Mayor Hidalgo enacted legislation to ensure that the 60,000 parking spaces given to restaurants for outdoor dining just remained that outdoor seating in order to prevent cars from regaining control of Paris streets when pandemic urban pilot initiatives expired, as was the case in many other cities. The same applied to completely sealing off less-traveled roadways for public use and providing seating for nearby businesses in need of more outside space.
Nowhere in Paris’s tourism sector, close to Notre Dame Cathedral and city hall itself, is the transition more striking than along the Seine. This area of Paris, which has less cars than other parts of the city that are historically significant, is today known as the town square. The Paris Plages urban beach project encourages picnicking and other free activities in a city that has long been condemned for being expensive and privileged.

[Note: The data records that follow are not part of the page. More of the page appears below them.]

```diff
@@ -832,6 +1057,20 @@
     E2_LAUNCH_CHECK("conv2d_x");
     return 0;
     }
+}
+
+int g_conv7_halo = 1;
+long long g_conv7_halo_launches = 0;
+
+template <int CODE, int CIN>
+int launch_halo7(ConvXParams& p, hipStream_t st) {
+    typedef Halo7Map<CODE, CIN> MAP;
+    p.tilesM = p.N * cdiv(p.Ho, MAP::BH) * cdiv(p.Wo, MAP::BW);
+    p.tilesN = cdiv(p.Cout_g, MAP::BN);
+    hipLaunchKernelGGL((conv7_halo_kernel<CODE, CIN>), dim3(p.tilesM * p.tilesN, 1, 1), dim3(MAP::NT), 0, st, p);
+    E2_LAUNCH_CHECK("conv2d_x");
+    ++g_conv7_halo_launches;
+    return 0;
 }
 
 }
@@ -1012,6 +1251,13 @@
         else if (p.Cout_g <= 64) tile = 2;
         else tile = ((long long)cdiv(p.M, 128) * cdiv(p.Cout_g, 128) * d->groups >= 384) ? 1 : 4;
     }
+    if (g_conv7_halo && mode == 2 && !p.dbg_noload && (tile == 3 || tile == 5) && d->KH == 7 && d->KW == 7 && d->stride == 1 &&
+        d->pad == 3 && d->groups == 1 && d->nsrc == 1 && !d->tap_packed && !d->out_grid && !d->dst_nchw && !d->dst2 &&
+        (d->src_cpg[0] == 32 || d->src_cpg[0] == 64) && d->dst_dtype == E2FGVI_F32 && (!d->residual || d->res_dtype == E2FGVI_F32) &&
+        d->act != E2FGVI_ACT_DCNPOST) {
+        if (tile == 3) return d->src_cpg[0] == 32 ? launch_halo7<3, 32>(p, st) : launch_halo7<3, 64>(p, st);
+        return d->src_cpg[0] == 32 ? launch_halo7<5, 32>(p, st) : launch_halo7<5, 64>(p, st);
+    }
     switch (tile) {
         case 1: return launch_x<128, 128, 2, 2, false>(p, d->groups, st, mode);
         case 2: return launch_x<128, 64, 2, 2, false>(p, d->groups, st, mode);
@@ -1040,3 +1286,11 @@
     const int m = mode_x("conv2d_x", mode);
     return m < 0 ? E2FGVI_EINVAL : conv2d_x(d, stream, m);
 }
+
+extern "C" int64_t e2fgvi_conv7_halo_launches(void) { return g_conv7_halo_launches; }
+
+extern "C" int e2fgvi_set_conv7_halo(int on) {
+    const int prev = g_conv7_halo;
+    g_conv7_halo = on ? 1 : 0;
+    return prev;
+}
diff --git a/e2fgvi_amd/lib.py b/e2fgvi_amd/lib.py
--- a/e2fgvi_amd/lib.py
+++ b/e2fgvi_amd/lib.py
@@ -68,6 +68,8 @@
     "e2fgvi_conv2d_nhwc": (C.c_int, [C.POINTER(ConvDesc), _fp]),
     "e2fgvi_conv2d_nhwc_nopk": (C.c_int, [C.POINTER(ConvDesc), _fp]),
     "e2fgvi_conv2d_x": (C.c_int, [C.POINTER(ConvXDesc), _i32, _fp]),
+    "e2fgvi_set_conv7_halo": (C.c_int, [C.c_int]),
+    "e2fgvi_conv7_halo_launches": (_i64, []),
     "e2fgvi_packed_conv_weight_x_size": (_i64, [_i32, _i32, _i32, _i32, _i32, _i32, _i32, C.POINTER(_i32)]),
     "e2fgvi_pack_conv_weight_x": (C.c_int, [_fp, _fp, _i32, _i32, _i32, _i32, _i32, _i32, _i32, C.POINTER(_i32), _fp]),
     "e2fgvi_packed_conv_weight_size": (_i64, [_i32, _i32, _i32, _i32, _i32, C.POINTER(_i32), _i32]),
diff --git a/e2fgvi_amd/ops.py b/e2fgvi_amd/ops.py
--- a/e2fgvi_amd/ops.py
+++ b/e2fgvi_amd/ops.py
@@ -41,6 +41,15 @@
 X3_ENABLED = os.environ.get("E2FGVI_X3", "1") != "0"
 X3_MARGIN = 0.97
 X3_BASE = 30000
+HALO7 = os.environ.get("E2FGVI_HALO7", "1") != "0"
+
+
+def set_halo7(on):
+    global HALO7
+    HALO7 = bool(on)
+    return bool(_L.load().e2fgvi_set_conv7_halo(int(HALO7)))
+
+
 W3_BASE = 40000
 W3_CANDIDATES = (132, 164, 32, 5132, 6064)
 W3_WIDE = 6064
@@ -621,6 +630,8 @@
         self._mode = mode = _L.DT_BF16X3 if self.x3 else _DT_CODE[dtype]
         conv2d_x = lib.e2fgvi_conv2d_x
         self._fn = lambda desc_ref, stream: conv2d_x(desc_ref, mode, stream)
+        if not HALO7:
+            lib.e2fgvi_set_conv7_halo(0)
         self._w_raw = w if (self.f32 and not self.x3) else None
         self._taps_arg = taps
         self.taps = (len(self.cpg) == 1 and groups == 1 and self.cpg[0] <= 56 and self.KW > 1
diff --git a/include/e2fgvi_hip.h b/include/e2fgvi_hip.h
--- a/include/e2fgvi_hip.h
+++ b/include/e2fgvi_hip.h
@@ -206,6 +206,8 @@
 } e2fgvi_convx_desc;
 
 int e2fgvi_conv2d_x(const e2fgvi_convx_desc* d, int32_t mode, void* stream);
+int e2fgvi_set_conv7_halo(int on);
+int64_t e2fgvi_conv7_halo_launches(void);
 int64_t e2fgvi_packed_conv_weight_x_size(int32_t mode, int32_t tap_packed, int32_t Cout, int32_t groups, int32_t KH, int32_t KW,
                                          int32_t nsrc, const int32_t* src_cpg);
 int e2fgvi_pack_conv_weight_x(const float* w, void* wpacked, int32_t mode, int32_t tap_packed, int32_t Cout, int32_t groups,
```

Speaking of Notre-Dame, its reopening coincides with 2024, a crucial year for Paris as it will also play home to the Olympic Summer Games, with many of the activities being seamlessly woven into the city’s storied urban fabric. Nothing, however, would more clearly show the city’s success in creating a cleaner, healthier Paris than the ability to conduct swimming competitions for competitors and the broader public after the Games. More than 30 kinds of fish, including trout, perch, and eel, now call the Seine home after wild Atlantic salmon made its maiden return there 14 years ago. Nursing it back to health would be very lyrical, even in a town that pioneered poetic gestures, given Paris’s plan to perform the opening ceremonies in 2024 on stages that will float down its sacred river instead of in a stadium. Those heatwaves in Paris would undoubtedly become more bearable.
The Champs-Élysées is the next project on the municipal administration’s list; it will be converted into a huge garden for the Games, with automobile access being cut in half and millions of euros are being invested in amenities for pedestrians.
The abundance of brand-new and renovated hotels in the city is also increasing the demand for prized, lofty vantage points. The recently opened, Philippe Starck-designed Too Hôtel, which towers above the city higher than any other, is crowned with a massive, 350-square-meter glass cube with a bar and restaurant that that offers a vista deserving of this charming cité. Both the brand-new Kimpton St. Honoré and the Hôtel Rochechouart have rooftop patios.